Task details » Somewhere below are a line with "double p0 = 101325.0;" and a later line with "bool os_barrier = false;". Output exactly those lines and all lines between them.

### Source information ###

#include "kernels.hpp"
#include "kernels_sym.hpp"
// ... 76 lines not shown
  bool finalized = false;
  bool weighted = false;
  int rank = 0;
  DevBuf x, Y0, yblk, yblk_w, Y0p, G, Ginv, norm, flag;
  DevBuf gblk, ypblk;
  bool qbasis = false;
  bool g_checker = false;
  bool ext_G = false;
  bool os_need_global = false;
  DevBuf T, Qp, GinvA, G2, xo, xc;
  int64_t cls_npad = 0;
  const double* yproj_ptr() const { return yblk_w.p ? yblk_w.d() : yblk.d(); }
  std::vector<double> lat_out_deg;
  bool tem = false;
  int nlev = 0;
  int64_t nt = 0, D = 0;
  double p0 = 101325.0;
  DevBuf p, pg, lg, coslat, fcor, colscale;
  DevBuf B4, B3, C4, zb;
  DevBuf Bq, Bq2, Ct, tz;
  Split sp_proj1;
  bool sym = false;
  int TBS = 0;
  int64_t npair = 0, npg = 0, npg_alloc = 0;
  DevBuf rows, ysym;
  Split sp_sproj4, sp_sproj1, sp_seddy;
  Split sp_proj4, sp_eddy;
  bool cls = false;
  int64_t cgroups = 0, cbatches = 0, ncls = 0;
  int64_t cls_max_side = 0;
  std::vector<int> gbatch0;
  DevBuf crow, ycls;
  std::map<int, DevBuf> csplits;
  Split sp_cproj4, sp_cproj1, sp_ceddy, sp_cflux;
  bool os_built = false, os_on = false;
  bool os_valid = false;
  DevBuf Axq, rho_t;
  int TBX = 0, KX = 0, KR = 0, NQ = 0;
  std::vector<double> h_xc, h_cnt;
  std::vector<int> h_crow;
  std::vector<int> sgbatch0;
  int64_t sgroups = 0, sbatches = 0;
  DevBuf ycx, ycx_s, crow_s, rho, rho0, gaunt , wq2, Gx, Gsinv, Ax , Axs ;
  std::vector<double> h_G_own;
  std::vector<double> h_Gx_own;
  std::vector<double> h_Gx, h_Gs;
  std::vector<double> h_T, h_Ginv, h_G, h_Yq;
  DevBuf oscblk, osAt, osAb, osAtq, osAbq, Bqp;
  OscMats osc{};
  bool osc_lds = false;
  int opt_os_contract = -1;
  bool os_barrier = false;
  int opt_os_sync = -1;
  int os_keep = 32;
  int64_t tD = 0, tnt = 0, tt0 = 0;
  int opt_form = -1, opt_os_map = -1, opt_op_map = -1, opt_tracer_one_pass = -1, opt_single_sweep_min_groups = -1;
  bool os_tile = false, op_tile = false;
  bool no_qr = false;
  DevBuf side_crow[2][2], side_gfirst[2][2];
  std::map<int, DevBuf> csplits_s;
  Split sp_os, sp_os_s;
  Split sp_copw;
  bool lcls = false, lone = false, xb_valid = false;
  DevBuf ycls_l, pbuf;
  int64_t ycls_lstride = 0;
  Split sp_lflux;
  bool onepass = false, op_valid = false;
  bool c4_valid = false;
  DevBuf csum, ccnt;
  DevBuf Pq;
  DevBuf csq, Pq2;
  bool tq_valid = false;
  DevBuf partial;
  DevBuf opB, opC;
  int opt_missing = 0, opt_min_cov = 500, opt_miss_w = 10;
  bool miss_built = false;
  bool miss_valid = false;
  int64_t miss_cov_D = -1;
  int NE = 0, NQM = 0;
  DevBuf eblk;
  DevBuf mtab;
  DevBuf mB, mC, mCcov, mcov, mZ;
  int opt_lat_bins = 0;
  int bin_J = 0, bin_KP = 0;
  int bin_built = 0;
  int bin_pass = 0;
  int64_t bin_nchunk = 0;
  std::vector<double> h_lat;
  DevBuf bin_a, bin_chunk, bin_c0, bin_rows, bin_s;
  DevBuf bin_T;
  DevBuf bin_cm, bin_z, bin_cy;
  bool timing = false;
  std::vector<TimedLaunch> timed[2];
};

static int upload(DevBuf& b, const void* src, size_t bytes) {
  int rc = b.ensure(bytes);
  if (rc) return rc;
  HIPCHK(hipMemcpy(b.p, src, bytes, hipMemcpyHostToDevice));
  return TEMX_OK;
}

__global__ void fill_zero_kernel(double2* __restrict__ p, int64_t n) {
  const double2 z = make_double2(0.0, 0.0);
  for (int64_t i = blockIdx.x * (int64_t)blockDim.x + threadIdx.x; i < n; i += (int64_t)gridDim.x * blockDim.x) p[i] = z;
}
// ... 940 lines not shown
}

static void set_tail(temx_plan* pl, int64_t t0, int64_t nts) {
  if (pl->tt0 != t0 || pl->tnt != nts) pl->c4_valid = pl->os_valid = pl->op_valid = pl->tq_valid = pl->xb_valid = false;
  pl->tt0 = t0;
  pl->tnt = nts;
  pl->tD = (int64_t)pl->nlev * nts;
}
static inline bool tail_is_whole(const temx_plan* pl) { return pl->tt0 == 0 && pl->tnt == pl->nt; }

###

Result for this exercise »
  double p0 = 101325.0;
  DevBuf p, pg, lg, coslat, fcor, colscale;
  DevBuf B4, B3, C4, zb;
  DevBuf Bq, Bq2, Ct, tz;
  Split sp_proj1;
  bool sym = false;
  int TBS = 0;
  int64_t npair = 0, npg = 0, npg_alloc = 0;
  DevBuf rows, ysym;
  Split sp_sproj4, sp_sproj1, sp_seddy;
  Split sp_proj4, sp_eddy;
  bool cls = false;
  int64_t cgroups = 0, cbatches = 0, ncls = 0;
  int64_t cls_max_side = 0;
  std::vector<int> gbatch0;
  DevBuf crow, ycls;
  std::map<int, DevBuf> csplits;
  Split sp_cproj4, sp_cproj1, sp_ceddy, sp_cflux;
  bool os_built = false, os_on = false;
  bool os_valid = false;
  DevBuf Axq, rho_t;
  int TBX = 0, KX = 0, KR = 0, NQ = 0;
  std::vector<double> h_xc, h_cnt;
  std::vector<int> h_crow;
  std::vector<int> sgbatch0;
  int64_t sgroups = 0, sbatches = 0;
  DevBuf ycx, ycx_s, crow_s, rho, rho0, gaunt , wq2, Gx, Gsinv, Ax , Axs ;
  std::vector<double> h_G_own;
  std::vector<double> h_Gx_own;
  std::vector<double> h_Gx, h_Gs;
  std::vector<double> h_T, h_Ginv, h_G, h_Yq;
  DevBuf oscblk, osAt, osAb, osAtq, osAbq, Bqp;
  OscMats osc{};
  bool osc_lds = false;
  int opt_os_contract = -1;
  bool os_barrier = false;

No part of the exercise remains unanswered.